Same-store sales show the brands are bouncing back: Gap has not posted a negative month in the past year. Old Navy’s same-store sales were up 6% in the second quarter, while Banana Republic’s were down a marginal 1% for the quarter.
Old Navy, Gap Inc.’s biggest spender on traditional media, is beginning to benefit from new leadership in Stefan Larsson, the company’s first global brand president, and Ivan Wicksteed, global CMO. Unlike Gap, Old Navy is moving away from TV advertising as it adjusts its marketing mix with more digital and social media. “We have a unique opportunity to bring our fashion point of view to bear on the marketplace and impact how people dress,” said Mr. Wicksteed.
Banana Republic has also rethought marketing under Catherine Sadler, who was appointed global CMO in February. She’s been working to create a global brand identity and establish an editorial function within the brand’s marketing team. Outside resources, including editors from several major women’s magazines, were brought in to help the brand think like a publisher. An editorial calendar was crafted, with execs looking broadly across the months of product plans and determining what stories should be told and when.

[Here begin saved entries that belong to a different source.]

# xp3i4/linear

Measured on AMD Instinct MI355X. Metric: reads/sec (whole node) + HBM GB/s on seed lookup, 10 kb reads vs GRCh38, higher is better.
Workload: dtype u64

## Files before the change

linear_amd/build.py:

```python
from __future__ import annotations

import os
import shutil
import subprocess

HERE = os.path.dirname(os.path.abspath(__file__))
CSRC = os.path.join(HERE, "csrc")
SO = os.path.join(HERE, "liblinear_amd.so")
CLI = os.path.join(HERE, "linear_filter")
SOURCES = sorted(f for f in os.listdir(CSRC) if f.endswith((".hip", ".h", ".cpp", ".inc")))
FLAGS = ["--offload-arch=gfx950", "-O3", "-std=c++17", "-ffp-contract=off", "-fPIC", "-shared"]


def hipcc_path() -> str:
    for c in (shutil.which("hipcc"), "/opt/rocm/bin/hipcc"):
        if c and os.path.exists(c):
            return c
    raise RuntimeError("hipcc not found: the MI355X library cannot be built")


def needs_build() -> bool:
    if not os.path.exists(SO) or not os.path.exists(CLI):
        return True
    t = os.path.getmtime(SO)
    deps = [os.path.join(CSRC, s) for s in SOURCES] + [os.path.join(HERE, "..", "include", "linear_amd.h")]
    return any(os.path.getmtime(d) > t for d in deps)


DEVICE_TUS = ["lnr_api.hip", "lnr_gap_kernels.hip", "lnr_output_kernels.hip", "lnr_reader_kernels.hip"]
OUT_GPU = {"lnr_output_kernels.hip", "lnr_output_hd.h", "lnr_output_hook.h", "lnr_deflate_hd.h", "lnr_inflate_hd.h"}
RD_GPU = {"lnr_reader_kernels.hip", "lnr_reader_hd.h", "lnr_reader_hook.h", "lnr_inflate_hd.h", "lnr_bam_hd.h"}
API_HOST = {"lnr_host_util.h", "lnr_ctx.h", "lnr_index.h", "lnr_batch.h", "lnr_gap_stage.h"}
NOT_A_DEP = {"lnr_api.hip": {"lnr_gap_kernels.hip", "lnr_gap_hd.h", "lnr_reader.cpp", "lnr_output.cpp", "linear_filter_main.cpp"} | OUT_GPU | RD_GPU,
             "lnr_gap_kernels.hip": {"lnr_api.hip", "lnr_kernels.hip", "lnr_reader.cpp", "lnr_output.cpp", "linear_filter_main.cpp"} | OUT_GPU | RD_GPU | API_HOST,
             "lnr_output_kernels.hip": set(SOURCES) - OUT_GPU - {"ref_sort.h"},
             "lnr_reader_kernels.hip": set(SOURCES) - RD_GPU,
             "lnr_reader.cpp": set(SOURCES) - {"lnr_reader.cpp", "lnr_reader_hook.h", "lnr_inflate_hd.h", "lnr_bam_hd.h"}, "lnr_output.cpp": set(SOURCES) - {"lnr_output.cpp", "lnr_output_hook.h"}}


def stale(obj: str, src: str) -> bool:
    if not os.path.exists(obj):
        return True
    t = os.path.getmtime(obj)
    deps = [os.path.join(CSRC, f) for f in SOURCES if f not in NOT_A_DEP[src]] + [os.path.join(HERE, "..", "include", "linear_amd.h"), os.path.abspath(__file__)]
    return any(os.path.getmtime(d) > t for d in deps)


def build(force: bool = False, defines: tuple = (), out: str | None = None, only: tuple | None = None) -> str:
    so = out or SO
    if out and only:
        build()
        tag = "." + os.path.basename(out).replace(".so", "")
        stock = [os.path.join(HERE, s.replace(".cpp", ".o")) for s in ("lnr_reader.cpp", "lnr_output.cpp")] + [os.path.join(HERE, s.replace(".hip", ".o")) for s in DEVICE_TUS if s not in only]
        mine = [(os.path.join(HERE, s.replace(".hip", tag + ".o")), s) for s in only]
        note, want = out + ".defines", " ".join(defines) + "\n"
        same = os.path.exists(note) and open(note).read() == want
        if not force and same and os.path.exists(out) and not any(stale(o, s) or os.path.getmtime(o) > os.path.getmtime(out) for o, s in mine) and all(os.path.getmtime(o) <= os.path.getmtime(out) for o in stock):
            return out
        for obj, src in mine:
            cmd = [hipcc_path()] + [f for f in FLAGS if f != "-shared"] + list(defines) + ["-c", os.path.join(CSRC, src), "-o", obj]
            if subprocess.call(cmd):
                raise RuntimeError("compile failed: " + " ".join(cmd))
        os.makedirs(os.path.dirname(out), exist_ok=True)
        subprocess.check_call([hipcc_path(), "--offload-arch=gfx950", "-fPIC", "-shared", "-o", out] + ["-Wl," + o for o in stock + [o for o, _ in mine]] + ["-lz", "-lpthread"])
        with open(note, "w") as f:
            f.write(want)
        return out
    if force or out or needs_build():
        from concurrent.futures import ThreadPoolExecutor
        tag = "" if not out else "." + os.path.basename(out).replace(".so", "")
        jobs = []
        for src in ("lnr_reader.cpp", "lnr_output.cpp"):
            obj = os.path.join(HERE, src.replace(".cpp", ".o"))
            jobs.append((obj, None if not (force or stale(obj, src)) else ["g++", "-O2", "-std=c++17", "-fPIC", "-Wall", "-Wextra", "-c", os.path.join(CSRC, src), "-o", obj]))
        for src in DEVICE_TUS:
            obj = os.path.join(HERE, src.replace(".hip", tag + ".o"))
            jobs.append((obj, None if not (force or out or stale(obj, src)) else
                         [hipcc_path()] + [f for f in FLAGS if f != "-shared"] + list(defines) + ["-c", os.path.join(CSRC, src), "-o", obj]))
        with ThreadPoolExecutor(len(jobs)) as ex:
            for rc, (obj, cmd) in zip(ex.map(lambda j: subprocess.call(j[1]) if j[1] else 0, jobs), jobs):
                if rc:
                    raise RuntimeError("compile failed: " + " ".join(cmd))
        objs = ["-Wl," + o for o, _ in jobs]
        subprocess.check_call([hipcc_path(), "--offload-arch=gfx950", "-fPIC", "-shared", "-o", so] + objs + ["-lz", "-lpthread"])
        if not out:
            subprocess.check_call(["g++", "-O2", "-std=c++17", "-Wall", "-Wextra", os.path.join(CSRC, "linear_filter_main.cpp"), "-o", CLI, SO,
                                   "-Wl,-rpath,$ORIGIN", "-Wl,-rpath,/opt/rocm/lib", "-L/opt/rocm/lib", "-lpthread"])
    return so
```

“[Editorial] is an ongoing discipline in the organization. It really becomes a muscle, from the very inception of a product to the ultimate marketing of a product, we’re all aligned on key stories,” Ms. Sadler said. Gap Inc.’s smaller brands — Athleta, Piperlime and Intermix — are also growing rapidly. Athleta has gone from just a handful of stores 18 months ago to 50 last month, with plans for another dozen stores in the works. “We were worried the stores would cannibalize the direct business, but it hasn’t,” said Tess Roering, Athleta’s VP-creative marketing.